* _Try it_:
Find the string "typedef" in the records and copy each line where it occurs.

Saved entries
+struct cpm_bn1_args {
+    const unsigned long long* bm; double* G; double* m;
+    const float* conv_w; const float* conv_b; const float* g1; const float* b1;
+    float* rm; float* rv; int64_t* nbt;
+    float* alpha; float* shift; double* mug; double* sig1; double* Gw;
+    int* ticket; int* flags;
+    int naux, nz;
+    int U, U4, k, B, L, Lp;
+};
+typedef __attribute__((address_space(1))) unsigned long long bn1_gu64;
+typedef __attribute__((address_space(1))) int bn1_gi32;
+template <int KS, int UT> struct bn1_cfg {
+    static constexpr bool big = UT == 2 && KS >= 2;
+    static constexpr int TQ = big ? 16 : 4;
+    static constexpr int CH = big ? 40 : 12;
+};
+#define BN1_NU 2
+#define BN1_SPIN_TICKS 10000000ull
+
+__device__ __forceinline__ void bn1_store(double* p, double v) {
+    __hip_atomic_store((bn1_gu64*)p, (unsigned long long)__double_as_longlong(v), __ATOMIC_RELAXED,
+                       __HIP_MEMORY_SCOPE_AGENT);
+}
+
+template <int BN1_TQ>
+__device__ __forceinline__ void bn1_moments_job(const cpm_bn1_args& X, int job, int lane) {
+    const int d = job >> 2, a = job & 3;
+    const int NT = (X.B + 63) / 64, Lo = X.L - X.k + 1, K4 = 4 * X.k;
+    const size_t plane = (size_t)NT * X.Lp;
+    const unsigned long long* __restrict__ m0 = X.bm + (size_t)a * plane;
+    long long carry[4] = {0, 0, 0, 0}, plo[4] = {0, 0, 0, 0}, phi[4] = {0, 0, 0, 0};
+    const int jlo = lane - 1, jhi = lane + Lo - 1;
+    for (int qb = 0; qb < X.L; qb += 64) {
+        const int q = qb + lane;
+        int c[4] = {0, 0, 0, 0};
+        if (q + d < X.L) {
+            for (int t0 = 0; t0 < NT; t0 += BN1_TQ) {
+                unsigned long long x0[BN1_TQ], x1[4][BN1_TQ];
+#pragma unroll
+                for (int i = 0; i < BN1_TQ; ++i) {
+                    const size_t o = (size_t)min(t0 + i, NT - 1) * X.Lp + q;
+                    x0[i] = m0[o];
+#pragma unroll
+                    for (int a2 = 0; a2 < 4; ++a2) x1[a2][i] = X.bm[a2 * plane + d + o];
+                }
+#pragma unroll
+                for (int i = 0; i < BN1_TQ; ++i)
+#pragma unroll
+                    for (int a2 = 0; a2 < 4; ++a2) c[a2] += (t0 + i < NT) ? __popcll(x0[i] & x1[a2][i]) : 0;
+            }
+        }
+#pragma unroll
+        for (int a2 = 0; a2 < 4; ++a2) {
+            int v = c[a2];
+#pragma unroll
+            for (int off = 1; off < 64; off <<= 1) {
+                const int y = __shfl_up(v, off, 64);
+                if (lane >= off) v += y;
+            }
+            const int vlo = __shfl(v, jlo & 63, 64), vhi = __shfl(v, jhi & 63, 64);
+            if (jlo >= qb && jlo < qb + 64) plo[a2] = carry[a2] + vlo;
+            if (jhi >= qb && jhi < qb + 64) phi[a2] = carry[a2] + vhi;
+            carry[a2] += __shfl(v, 63, 64);
+        }
+    }
+    const int j = lane;
+    if (j < X.k - d) {
+#pragma unroll
+        for (int a2 = 0; a2 < 4; ++a2) {
+            const long long sj = phi[a2] - plo[a2];
+            const double v = (double)sj / ((double)X.B * (double)Lo);
+            const int row = a * X.k + j, col = a2 * X.k + j + d;
+            bn1_store(X.G + (size_t)row * K4 + col, v);
+            bn1_store(X.G + (size_t)col * K4 + row, v);
+            if (row == col) bn1_store(X.m + row, v);
+        }
+    }
+}
+
+template <int CH>
+__device__ __forceinline__ void bn1_fold_units(const cpm_bn1_args& X, const int (&us)[BN1_NU], int nu, int lane) {
+    const int K4 = 4 * X.k, Lo = X.L - X.k + 1;
+    const int i0 = lane, i1 = lane + 64;
+    const int c0i = min(i0, K4 - 1), c1i = min(i1, K4 - 1);
+    float wl[BN1_NU][2];
+#pragma unroll
+    for (int uu = 0; uu < BN1_NU; ++uu) {
+        const int u = min(us[uu], X.U - 1);
+        wl[uu][0] = X.conv_w[(size_t)u * K4 + c0i];
+        wl[uu][1] = X.conv_w[(size_t)u * K4 + c1i];
+    }
+    const double m0 = X.m[c0i], m1 = X.m[c1i];
+    double ge[BN1_NU][2], go[BN1_NU][2];
+#pragma unroll
+    for (int uu = 0; uu < BN1_NU; ++uu) ge[uu][0] = ge[uu][1] = go[uu][0] = go[uu][1] = 0;
+    for (int cb = 0; cb < K4; cb += CH) {
+        double gv[CH][2];
+#pragma unroll
+        for (int cc = 0; cc < CH; ++cc) {
+            const int c = min(cb + cc, K4 - 1);
+            gv[cc][0] = X.G[(size_t)c * K4 + c0i];
+            gv[cc][1] = X.G[(size_t)c * K4 + c1i];
+        }
+#pragma unroll
+        for (int cc = 0; cc < CH; cc += 2) {
+            const int c = cb + cc;
+            if (c < K4) {
+#pragma unroll
+                for (int uu = 0; uu < BN1_NU; ++uu) {
+                    const float we = __int_as_float(__builtin_amdgcn_readlane(
+                        __float_as_int(c < 64 ? wl[uu][0] : wl[uu][1]), c & 63));
+                    const float wo = __int_as_float(__builtin_amdgcn_readlane(
+                        __float_as_int(c + 1 < 64 ? wl[uu][0] : wl[uu][1]), (c + 1) & 63));
+#pragma unroll
+                    for (int h = 0; h < 2; ++h) {
+                        ge[uu][h] = fma(gv[cc][h], (double)we, ge[uu][h]);
+                        go[uu][h] = fma(gv[cc + 1][h], (double)wo, go[uu][h]);
+                    }
+                }
+            }
+        }
+    }
+#pragma unroll
+    for (int uu = 0; uu < BN1_NU; ++uu) {
+        if (uu >= nu) break;
+        const int u = us[uu];
+        if (u >= X.U) {
+            if (lane == 0) { X.alpha[u] = 0.f; X.shift[u] = 0.f; }
+            continue;
+        }
+        double mu_p[2] = {0, 0}, q_p[2] = {0, 0};
+#pragma unroll
+        for (int h = 0; h < 2; ++h) {
+            const int i = h ? i1 : i0;
+            const double gw = ge[uu][h] + go[uu][h];
+            if (i < K4) {
+                X.Gw[(size_t)u * K4 + i] = gw;
+                mu_p[h] = fma((double)wl[uu][h], h ? m1 : m0, mu_p[h]);
+                q_p[h] = fma((double)wl[uu][h], gw, q_p[h]);
+            }
+        }
+        const double mu = wave_sum_d(mu_p[0]) + wave_sum_d(mu_p[1]);
+        const double wGw = wave_sum_d(q_p[0]) + wave_sum_d(q_p[1]);
+        if (lane == 0)
+            bn1_fold_finish(mu, wGw, u, X.g1[u], X.b1[u], X.conv_b[u], X.rm[u], X.rv[u], X.B, Lo, X.alpha,
+                            X.shift, X.mug, X.sig1, X.rm, X.rv, X.nbt);
+    }
+}
+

* _Result of the task_:
+typedef __attribute__((address_space(1))) unsigned long long bn1_gu64;
+typedef __attribute__((address_space(1))) int bn1_gi32;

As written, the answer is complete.